== Task details ==
Return every line of the data below that includes the string "template".

Top of Entries shown

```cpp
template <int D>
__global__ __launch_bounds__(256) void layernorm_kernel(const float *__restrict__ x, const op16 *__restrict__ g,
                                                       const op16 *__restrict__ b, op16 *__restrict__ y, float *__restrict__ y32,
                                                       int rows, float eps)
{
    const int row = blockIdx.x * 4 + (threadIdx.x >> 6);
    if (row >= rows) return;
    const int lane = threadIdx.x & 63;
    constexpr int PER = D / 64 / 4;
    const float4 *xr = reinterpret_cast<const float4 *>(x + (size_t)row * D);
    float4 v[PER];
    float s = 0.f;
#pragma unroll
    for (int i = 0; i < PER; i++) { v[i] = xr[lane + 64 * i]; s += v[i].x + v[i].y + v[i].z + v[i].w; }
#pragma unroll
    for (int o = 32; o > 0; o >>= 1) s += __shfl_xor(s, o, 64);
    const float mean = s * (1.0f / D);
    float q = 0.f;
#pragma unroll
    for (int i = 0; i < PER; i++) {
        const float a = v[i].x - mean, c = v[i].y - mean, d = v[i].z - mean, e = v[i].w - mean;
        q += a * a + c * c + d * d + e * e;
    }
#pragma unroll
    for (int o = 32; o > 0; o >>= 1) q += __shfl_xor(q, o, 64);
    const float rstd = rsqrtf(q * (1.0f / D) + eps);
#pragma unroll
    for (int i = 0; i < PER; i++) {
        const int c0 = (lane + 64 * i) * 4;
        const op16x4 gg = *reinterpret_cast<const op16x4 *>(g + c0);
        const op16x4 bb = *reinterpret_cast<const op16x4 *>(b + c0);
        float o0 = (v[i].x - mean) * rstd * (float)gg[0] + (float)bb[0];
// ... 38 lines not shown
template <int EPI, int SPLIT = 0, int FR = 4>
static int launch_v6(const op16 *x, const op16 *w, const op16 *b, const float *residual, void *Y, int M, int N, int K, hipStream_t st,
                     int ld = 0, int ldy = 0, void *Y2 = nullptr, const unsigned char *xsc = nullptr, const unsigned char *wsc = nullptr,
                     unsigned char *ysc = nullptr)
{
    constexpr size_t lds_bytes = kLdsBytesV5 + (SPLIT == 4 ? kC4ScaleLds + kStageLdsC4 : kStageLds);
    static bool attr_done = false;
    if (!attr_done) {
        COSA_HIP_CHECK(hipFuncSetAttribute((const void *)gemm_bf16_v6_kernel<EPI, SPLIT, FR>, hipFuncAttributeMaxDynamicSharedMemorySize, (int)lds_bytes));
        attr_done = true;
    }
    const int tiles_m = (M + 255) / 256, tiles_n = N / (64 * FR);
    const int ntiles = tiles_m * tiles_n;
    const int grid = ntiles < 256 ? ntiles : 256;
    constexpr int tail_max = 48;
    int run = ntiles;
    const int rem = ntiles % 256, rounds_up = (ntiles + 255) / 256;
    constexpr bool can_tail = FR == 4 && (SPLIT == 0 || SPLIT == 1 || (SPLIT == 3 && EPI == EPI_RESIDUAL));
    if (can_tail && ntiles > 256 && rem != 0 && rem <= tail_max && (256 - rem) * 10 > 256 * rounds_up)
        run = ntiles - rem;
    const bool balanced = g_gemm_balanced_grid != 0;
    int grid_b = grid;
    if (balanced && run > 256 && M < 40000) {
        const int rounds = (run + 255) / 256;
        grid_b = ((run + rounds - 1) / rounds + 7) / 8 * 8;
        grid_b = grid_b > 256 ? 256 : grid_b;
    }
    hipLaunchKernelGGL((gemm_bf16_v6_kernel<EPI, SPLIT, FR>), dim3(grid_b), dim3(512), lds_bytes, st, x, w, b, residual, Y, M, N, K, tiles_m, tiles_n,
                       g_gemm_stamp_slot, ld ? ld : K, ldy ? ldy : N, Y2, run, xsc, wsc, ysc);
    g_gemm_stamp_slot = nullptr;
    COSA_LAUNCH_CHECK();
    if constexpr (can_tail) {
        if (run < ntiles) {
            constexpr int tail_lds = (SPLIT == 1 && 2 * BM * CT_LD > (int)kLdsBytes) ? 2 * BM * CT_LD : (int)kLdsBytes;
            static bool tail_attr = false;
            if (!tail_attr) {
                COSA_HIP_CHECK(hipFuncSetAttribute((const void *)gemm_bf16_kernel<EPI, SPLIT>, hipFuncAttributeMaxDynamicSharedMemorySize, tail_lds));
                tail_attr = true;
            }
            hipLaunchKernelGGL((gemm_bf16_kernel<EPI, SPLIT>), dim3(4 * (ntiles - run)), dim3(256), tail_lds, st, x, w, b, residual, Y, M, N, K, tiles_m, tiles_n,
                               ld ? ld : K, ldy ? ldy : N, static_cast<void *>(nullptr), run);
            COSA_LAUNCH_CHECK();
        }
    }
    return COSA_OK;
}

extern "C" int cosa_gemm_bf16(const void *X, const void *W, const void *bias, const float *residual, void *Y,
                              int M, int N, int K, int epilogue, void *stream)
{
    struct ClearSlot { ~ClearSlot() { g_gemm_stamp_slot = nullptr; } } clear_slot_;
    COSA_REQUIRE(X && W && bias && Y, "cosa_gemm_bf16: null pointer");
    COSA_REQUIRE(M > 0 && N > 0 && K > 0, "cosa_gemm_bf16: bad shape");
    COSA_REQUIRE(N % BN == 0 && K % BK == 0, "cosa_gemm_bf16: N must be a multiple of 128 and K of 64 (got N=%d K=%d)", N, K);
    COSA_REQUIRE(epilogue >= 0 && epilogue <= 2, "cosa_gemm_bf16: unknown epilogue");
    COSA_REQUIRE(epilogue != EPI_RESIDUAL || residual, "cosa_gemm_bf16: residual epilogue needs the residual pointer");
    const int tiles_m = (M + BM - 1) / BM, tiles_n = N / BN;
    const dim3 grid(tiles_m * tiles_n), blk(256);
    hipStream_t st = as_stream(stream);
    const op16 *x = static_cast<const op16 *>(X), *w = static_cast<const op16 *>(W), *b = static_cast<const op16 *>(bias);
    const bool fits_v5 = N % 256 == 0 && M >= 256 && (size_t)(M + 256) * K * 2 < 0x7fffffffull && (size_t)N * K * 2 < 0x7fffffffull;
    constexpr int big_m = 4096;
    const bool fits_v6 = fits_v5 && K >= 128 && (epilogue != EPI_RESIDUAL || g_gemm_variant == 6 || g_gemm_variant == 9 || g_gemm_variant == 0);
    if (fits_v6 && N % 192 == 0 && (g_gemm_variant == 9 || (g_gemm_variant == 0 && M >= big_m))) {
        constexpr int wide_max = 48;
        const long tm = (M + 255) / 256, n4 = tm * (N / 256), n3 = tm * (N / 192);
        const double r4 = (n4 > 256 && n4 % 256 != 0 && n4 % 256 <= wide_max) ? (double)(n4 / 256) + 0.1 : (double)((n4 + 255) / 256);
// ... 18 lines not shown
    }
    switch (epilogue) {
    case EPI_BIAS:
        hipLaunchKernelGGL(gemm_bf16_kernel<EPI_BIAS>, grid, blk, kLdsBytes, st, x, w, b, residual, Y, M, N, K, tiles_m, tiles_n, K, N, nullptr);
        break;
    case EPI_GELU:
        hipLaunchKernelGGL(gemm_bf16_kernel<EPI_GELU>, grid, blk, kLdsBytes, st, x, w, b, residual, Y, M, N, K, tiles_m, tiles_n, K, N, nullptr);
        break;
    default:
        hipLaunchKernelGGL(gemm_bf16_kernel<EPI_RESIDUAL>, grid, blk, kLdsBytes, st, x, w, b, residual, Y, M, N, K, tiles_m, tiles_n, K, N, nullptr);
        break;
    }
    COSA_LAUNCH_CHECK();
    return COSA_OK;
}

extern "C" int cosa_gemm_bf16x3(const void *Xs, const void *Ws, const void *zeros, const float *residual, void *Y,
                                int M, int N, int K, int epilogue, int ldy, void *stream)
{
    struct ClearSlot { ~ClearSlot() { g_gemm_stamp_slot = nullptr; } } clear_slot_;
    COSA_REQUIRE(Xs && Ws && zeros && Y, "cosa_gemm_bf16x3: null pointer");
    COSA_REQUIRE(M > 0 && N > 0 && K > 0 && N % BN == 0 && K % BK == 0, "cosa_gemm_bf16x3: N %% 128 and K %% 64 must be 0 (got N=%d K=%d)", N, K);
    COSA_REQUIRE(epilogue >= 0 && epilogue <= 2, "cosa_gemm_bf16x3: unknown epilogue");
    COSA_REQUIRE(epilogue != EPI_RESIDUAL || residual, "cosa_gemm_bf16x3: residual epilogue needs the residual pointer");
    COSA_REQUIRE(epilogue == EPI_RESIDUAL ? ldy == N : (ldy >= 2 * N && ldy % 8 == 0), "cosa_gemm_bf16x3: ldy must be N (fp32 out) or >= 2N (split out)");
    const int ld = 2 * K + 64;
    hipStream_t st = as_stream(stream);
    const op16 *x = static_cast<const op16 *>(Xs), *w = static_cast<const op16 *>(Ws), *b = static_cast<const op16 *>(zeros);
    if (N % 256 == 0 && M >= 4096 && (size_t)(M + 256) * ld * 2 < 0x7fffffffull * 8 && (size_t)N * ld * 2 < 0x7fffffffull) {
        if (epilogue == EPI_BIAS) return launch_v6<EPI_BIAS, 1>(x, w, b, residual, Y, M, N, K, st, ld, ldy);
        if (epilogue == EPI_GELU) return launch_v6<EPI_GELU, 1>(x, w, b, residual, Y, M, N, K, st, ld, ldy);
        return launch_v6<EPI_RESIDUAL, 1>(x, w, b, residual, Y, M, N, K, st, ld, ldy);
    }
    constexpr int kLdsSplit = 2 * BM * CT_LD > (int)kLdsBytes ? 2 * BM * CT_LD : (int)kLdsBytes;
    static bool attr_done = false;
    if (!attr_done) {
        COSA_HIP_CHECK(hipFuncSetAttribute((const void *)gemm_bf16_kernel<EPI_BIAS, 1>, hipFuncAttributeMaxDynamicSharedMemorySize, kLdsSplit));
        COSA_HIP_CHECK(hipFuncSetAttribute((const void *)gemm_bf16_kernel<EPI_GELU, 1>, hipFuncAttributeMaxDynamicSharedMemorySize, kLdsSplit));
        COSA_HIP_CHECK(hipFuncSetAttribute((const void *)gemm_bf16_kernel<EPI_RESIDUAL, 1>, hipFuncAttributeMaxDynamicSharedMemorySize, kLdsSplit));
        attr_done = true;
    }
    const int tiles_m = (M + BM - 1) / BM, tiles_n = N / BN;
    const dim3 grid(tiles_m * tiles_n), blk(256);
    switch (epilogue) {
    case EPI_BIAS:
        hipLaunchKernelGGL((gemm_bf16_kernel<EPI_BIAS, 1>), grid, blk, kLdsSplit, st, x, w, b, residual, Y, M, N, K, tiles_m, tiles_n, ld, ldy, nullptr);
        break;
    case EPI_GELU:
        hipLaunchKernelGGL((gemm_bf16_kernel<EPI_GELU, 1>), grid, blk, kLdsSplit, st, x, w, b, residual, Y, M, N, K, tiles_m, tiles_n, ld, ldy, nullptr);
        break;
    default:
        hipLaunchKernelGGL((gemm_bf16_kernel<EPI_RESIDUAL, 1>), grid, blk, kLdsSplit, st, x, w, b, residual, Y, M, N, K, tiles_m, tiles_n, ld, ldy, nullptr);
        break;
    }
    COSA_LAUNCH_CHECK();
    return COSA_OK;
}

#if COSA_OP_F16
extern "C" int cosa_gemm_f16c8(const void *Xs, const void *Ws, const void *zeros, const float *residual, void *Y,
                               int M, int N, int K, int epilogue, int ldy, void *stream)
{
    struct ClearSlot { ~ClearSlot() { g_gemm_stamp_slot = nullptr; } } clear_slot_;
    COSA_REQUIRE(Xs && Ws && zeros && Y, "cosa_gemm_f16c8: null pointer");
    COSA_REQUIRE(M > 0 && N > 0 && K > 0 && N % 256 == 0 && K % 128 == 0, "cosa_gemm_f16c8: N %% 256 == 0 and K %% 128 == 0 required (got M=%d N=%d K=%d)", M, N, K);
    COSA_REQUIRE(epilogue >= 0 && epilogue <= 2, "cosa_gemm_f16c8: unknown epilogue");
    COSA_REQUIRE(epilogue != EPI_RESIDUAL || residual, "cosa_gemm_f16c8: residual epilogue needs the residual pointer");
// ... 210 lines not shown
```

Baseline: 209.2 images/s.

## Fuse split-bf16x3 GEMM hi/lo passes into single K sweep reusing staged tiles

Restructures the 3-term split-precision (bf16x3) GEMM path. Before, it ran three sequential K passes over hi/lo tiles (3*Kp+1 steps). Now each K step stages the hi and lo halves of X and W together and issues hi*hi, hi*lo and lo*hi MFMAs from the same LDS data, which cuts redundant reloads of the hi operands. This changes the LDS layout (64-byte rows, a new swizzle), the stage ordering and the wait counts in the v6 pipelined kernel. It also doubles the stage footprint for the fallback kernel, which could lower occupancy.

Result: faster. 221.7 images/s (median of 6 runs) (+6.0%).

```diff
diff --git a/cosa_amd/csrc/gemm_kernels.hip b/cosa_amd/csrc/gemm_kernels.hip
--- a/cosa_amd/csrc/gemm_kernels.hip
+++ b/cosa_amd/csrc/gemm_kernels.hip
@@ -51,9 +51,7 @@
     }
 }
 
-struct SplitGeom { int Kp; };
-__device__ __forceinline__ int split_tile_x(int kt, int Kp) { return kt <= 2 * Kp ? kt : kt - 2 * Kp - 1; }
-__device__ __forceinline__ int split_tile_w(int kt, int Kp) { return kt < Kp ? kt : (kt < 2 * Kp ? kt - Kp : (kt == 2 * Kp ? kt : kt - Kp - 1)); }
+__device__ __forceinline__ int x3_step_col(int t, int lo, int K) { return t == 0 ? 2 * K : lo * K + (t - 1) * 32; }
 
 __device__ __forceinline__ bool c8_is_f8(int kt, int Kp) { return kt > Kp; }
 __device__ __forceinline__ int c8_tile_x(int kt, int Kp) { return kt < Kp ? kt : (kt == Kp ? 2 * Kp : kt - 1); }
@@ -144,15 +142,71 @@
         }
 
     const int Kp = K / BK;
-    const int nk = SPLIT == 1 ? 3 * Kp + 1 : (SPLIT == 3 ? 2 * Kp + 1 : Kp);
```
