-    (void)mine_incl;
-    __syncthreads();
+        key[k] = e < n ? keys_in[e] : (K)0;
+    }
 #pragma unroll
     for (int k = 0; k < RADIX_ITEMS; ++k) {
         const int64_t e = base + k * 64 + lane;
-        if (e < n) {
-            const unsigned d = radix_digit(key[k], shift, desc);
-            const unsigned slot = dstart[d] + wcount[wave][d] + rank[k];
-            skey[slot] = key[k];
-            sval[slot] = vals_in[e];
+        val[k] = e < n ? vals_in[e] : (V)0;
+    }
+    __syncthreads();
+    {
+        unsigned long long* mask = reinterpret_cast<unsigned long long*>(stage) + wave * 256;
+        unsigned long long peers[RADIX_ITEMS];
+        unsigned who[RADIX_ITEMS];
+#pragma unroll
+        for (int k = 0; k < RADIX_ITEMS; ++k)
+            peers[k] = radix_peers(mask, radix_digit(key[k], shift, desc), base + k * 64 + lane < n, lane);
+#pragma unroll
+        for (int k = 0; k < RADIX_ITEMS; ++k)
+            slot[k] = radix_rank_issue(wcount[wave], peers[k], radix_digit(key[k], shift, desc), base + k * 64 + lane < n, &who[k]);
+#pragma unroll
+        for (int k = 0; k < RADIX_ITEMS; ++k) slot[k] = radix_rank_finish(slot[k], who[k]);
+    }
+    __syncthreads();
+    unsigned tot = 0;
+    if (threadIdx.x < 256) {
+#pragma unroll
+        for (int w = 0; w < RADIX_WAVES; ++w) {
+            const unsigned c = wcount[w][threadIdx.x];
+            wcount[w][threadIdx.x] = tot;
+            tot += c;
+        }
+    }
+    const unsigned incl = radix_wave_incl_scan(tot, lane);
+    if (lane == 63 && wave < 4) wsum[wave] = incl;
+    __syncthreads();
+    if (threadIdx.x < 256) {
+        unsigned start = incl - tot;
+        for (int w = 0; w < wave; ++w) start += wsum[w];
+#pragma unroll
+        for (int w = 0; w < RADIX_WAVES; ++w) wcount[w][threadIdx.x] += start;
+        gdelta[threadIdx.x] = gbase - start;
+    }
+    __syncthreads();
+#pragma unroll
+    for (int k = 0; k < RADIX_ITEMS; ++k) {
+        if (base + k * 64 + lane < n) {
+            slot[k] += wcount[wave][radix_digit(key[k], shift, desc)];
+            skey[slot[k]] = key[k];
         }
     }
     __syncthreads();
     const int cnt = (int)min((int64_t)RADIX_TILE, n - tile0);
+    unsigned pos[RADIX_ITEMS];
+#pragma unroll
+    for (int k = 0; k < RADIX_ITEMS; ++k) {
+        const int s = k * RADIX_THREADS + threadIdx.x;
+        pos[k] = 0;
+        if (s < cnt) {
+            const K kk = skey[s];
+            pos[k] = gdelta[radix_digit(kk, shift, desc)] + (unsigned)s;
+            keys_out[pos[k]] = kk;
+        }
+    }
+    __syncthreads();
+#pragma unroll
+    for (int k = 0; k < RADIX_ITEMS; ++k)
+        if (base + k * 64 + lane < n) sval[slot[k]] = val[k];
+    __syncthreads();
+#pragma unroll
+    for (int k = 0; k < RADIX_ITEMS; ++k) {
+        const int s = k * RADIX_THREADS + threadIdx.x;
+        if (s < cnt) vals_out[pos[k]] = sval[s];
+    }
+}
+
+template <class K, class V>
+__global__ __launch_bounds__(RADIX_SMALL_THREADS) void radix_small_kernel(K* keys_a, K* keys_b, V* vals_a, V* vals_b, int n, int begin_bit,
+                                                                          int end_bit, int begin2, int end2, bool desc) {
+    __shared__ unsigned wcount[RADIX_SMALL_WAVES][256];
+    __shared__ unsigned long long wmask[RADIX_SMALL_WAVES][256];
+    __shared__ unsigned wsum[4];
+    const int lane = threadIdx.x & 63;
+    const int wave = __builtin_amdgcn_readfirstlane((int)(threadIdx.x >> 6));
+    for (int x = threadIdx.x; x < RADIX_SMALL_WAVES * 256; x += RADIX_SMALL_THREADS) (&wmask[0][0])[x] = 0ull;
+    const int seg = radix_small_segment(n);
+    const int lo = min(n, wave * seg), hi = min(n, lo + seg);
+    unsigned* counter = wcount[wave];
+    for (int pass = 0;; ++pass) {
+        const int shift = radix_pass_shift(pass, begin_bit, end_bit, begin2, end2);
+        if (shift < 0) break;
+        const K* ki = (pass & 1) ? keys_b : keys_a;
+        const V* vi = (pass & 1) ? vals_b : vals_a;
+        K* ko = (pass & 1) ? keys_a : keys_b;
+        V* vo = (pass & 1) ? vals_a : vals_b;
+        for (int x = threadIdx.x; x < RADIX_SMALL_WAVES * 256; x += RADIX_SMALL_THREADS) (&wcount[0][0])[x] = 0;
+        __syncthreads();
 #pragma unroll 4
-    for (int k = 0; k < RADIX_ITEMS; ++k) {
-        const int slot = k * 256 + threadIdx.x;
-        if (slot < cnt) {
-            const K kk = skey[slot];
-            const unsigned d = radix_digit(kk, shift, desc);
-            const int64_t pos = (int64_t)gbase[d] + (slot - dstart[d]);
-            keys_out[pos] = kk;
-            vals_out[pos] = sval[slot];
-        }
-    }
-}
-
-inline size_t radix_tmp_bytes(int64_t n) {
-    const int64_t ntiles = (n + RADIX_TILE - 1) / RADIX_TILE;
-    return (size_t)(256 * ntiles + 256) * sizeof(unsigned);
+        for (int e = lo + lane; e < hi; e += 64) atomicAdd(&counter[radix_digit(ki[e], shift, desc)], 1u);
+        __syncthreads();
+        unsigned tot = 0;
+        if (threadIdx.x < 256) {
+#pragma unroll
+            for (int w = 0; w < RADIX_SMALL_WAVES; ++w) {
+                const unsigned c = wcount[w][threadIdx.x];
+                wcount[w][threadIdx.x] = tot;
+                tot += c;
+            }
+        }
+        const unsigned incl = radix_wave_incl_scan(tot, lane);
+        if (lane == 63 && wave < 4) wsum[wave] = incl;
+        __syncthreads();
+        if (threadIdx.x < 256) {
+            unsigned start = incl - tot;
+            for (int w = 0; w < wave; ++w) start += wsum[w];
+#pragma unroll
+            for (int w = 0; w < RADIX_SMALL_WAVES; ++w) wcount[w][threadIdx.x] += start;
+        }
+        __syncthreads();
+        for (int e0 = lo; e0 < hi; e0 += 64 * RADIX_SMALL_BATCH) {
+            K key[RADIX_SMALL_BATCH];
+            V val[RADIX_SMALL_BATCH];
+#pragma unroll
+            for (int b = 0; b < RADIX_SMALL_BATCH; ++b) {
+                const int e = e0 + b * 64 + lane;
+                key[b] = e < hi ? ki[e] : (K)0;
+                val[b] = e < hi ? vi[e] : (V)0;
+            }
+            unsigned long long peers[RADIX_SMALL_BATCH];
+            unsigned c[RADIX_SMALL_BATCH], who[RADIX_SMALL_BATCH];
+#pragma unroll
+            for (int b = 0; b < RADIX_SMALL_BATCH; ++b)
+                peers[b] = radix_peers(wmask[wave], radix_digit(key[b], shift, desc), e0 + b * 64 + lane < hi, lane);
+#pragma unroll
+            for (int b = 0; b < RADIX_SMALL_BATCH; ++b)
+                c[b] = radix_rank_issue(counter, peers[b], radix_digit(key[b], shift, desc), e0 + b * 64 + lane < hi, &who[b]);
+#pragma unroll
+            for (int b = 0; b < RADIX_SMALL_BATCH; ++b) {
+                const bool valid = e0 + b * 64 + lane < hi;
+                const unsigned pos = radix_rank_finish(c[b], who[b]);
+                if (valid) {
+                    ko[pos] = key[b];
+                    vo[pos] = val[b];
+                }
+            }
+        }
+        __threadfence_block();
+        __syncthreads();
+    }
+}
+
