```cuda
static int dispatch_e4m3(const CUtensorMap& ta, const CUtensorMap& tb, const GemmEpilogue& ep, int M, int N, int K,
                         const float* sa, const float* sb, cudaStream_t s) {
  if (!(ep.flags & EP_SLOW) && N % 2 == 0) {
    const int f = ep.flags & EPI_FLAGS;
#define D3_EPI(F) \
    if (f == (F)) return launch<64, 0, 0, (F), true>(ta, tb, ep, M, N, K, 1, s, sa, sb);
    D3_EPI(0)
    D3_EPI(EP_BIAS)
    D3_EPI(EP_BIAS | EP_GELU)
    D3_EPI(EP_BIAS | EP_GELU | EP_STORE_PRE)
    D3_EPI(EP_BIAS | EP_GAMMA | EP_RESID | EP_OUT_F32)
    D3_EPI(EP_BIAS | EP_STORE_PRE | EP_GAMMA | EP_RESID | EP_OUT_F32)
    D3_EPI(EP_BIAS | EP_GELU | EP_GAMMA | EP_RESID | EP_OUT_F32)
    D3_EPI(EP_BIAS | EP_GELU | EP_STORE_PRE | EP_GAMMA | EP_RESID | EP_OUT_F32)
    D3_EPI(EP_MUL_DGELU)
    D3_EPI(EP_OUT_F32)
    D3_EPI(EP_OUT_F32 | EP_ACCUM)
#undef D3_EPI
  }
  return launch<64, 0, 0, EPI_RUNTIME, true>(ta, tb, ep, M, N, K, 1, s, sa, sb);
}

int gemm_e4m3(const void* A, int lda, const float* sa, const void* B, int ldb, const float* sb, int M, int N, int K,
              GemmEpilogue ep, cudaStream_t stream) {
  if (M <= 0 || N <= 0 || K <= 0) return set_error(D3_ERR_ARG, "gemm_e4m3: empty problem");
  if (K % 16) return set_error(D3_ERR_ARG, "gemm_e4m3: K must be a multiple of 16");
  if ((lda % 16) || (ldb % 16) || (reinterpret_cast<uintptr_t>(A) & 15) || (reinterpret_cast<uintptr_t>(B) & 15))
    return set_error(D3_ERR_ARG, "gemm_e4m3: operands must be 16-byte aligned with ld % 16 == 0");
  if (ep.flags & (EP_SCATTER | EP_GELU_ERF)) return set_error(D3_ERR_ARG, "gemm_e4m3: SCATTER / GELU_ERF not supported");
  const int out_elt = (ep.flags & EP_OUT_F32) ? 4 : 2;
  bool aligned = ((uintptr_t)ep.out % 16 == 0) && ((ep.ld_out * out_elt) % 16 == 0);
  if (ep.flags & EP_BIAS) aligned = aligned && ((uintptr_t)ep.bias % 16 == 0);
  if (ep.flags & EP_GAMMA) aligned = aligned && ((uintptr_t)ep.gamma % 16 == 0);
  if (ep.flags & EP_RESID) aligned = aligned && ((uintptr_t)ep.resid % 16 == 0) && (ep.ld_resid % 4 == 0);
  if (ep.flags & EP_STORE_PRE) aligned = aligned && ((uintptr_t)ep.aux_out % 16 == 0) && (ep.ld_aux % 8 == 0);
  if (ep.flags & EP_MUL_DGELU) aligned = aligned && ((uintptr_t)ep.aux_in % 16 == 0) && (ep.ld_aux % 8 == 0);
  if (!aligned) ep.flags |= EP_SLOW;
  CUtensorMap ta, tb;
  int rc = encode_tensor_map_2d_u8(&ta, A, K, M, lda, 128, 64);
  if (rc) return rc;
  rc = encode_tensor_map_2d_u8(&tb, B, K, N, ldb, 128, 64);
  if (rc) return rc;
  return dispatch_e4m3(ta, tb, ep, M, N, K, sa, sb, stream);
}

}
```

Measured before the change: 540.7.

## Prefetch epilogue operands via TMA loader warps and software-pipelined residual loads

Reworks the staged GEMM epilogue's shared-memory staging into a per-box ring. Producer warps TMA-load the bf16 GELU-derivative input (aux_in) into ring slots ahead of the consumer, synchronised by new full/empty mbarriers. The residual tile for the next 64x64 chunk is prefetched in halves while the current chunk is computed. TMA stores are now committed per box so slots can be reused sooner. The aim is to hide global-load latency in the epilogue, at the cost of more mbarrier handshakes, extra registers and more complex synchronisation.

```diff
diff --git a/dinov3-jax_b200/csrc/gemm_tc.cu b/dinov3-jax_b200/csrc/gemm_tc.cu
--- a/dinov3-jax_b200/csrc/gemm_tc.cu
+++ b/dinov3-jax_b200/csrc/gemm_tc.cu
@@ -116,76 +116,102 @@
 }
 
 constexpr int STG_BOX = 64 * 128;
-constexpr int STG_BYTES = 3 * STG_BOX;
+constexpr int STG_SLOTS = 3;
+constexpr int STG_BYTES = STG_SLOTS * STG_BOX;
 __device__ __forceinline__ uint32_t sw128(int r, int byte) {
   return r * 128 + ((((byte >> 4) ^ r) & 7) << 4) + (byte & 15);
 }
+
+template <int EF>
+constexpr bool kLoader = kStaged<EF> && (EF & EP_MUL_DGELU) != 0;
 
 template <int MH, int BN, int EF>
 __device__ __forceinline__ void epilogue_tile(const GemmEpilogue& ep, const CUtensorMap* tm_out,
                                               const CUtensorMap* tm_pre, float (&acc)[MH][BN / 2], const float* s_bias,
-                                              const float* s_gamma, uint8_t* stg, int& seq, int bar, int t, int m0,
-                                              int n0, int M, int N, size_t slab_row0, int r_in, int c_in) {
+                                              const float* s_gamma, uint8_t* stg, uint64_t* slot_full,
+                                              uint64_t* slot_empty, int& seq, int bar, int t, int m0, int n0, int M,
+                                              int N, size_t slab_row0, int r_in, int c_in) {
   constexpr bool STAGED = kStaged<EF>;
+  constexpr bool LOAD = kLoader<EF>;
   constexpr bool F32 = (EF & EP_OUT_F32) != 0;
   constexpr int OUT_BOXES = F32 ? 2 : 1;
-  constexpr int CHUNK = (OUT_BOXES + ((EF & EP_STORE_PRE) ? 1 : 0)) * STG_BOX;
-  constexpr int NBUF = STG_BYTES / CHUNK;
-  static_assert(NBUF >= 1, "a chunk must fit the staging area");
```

Bottom of Entries shown

== Answer ==
template <int D>
template <int EPI, int SPLIT = 0, int FR = 4>
+template <class K, class V>
+template <int EF>
 template <int MH, int BN, int EF>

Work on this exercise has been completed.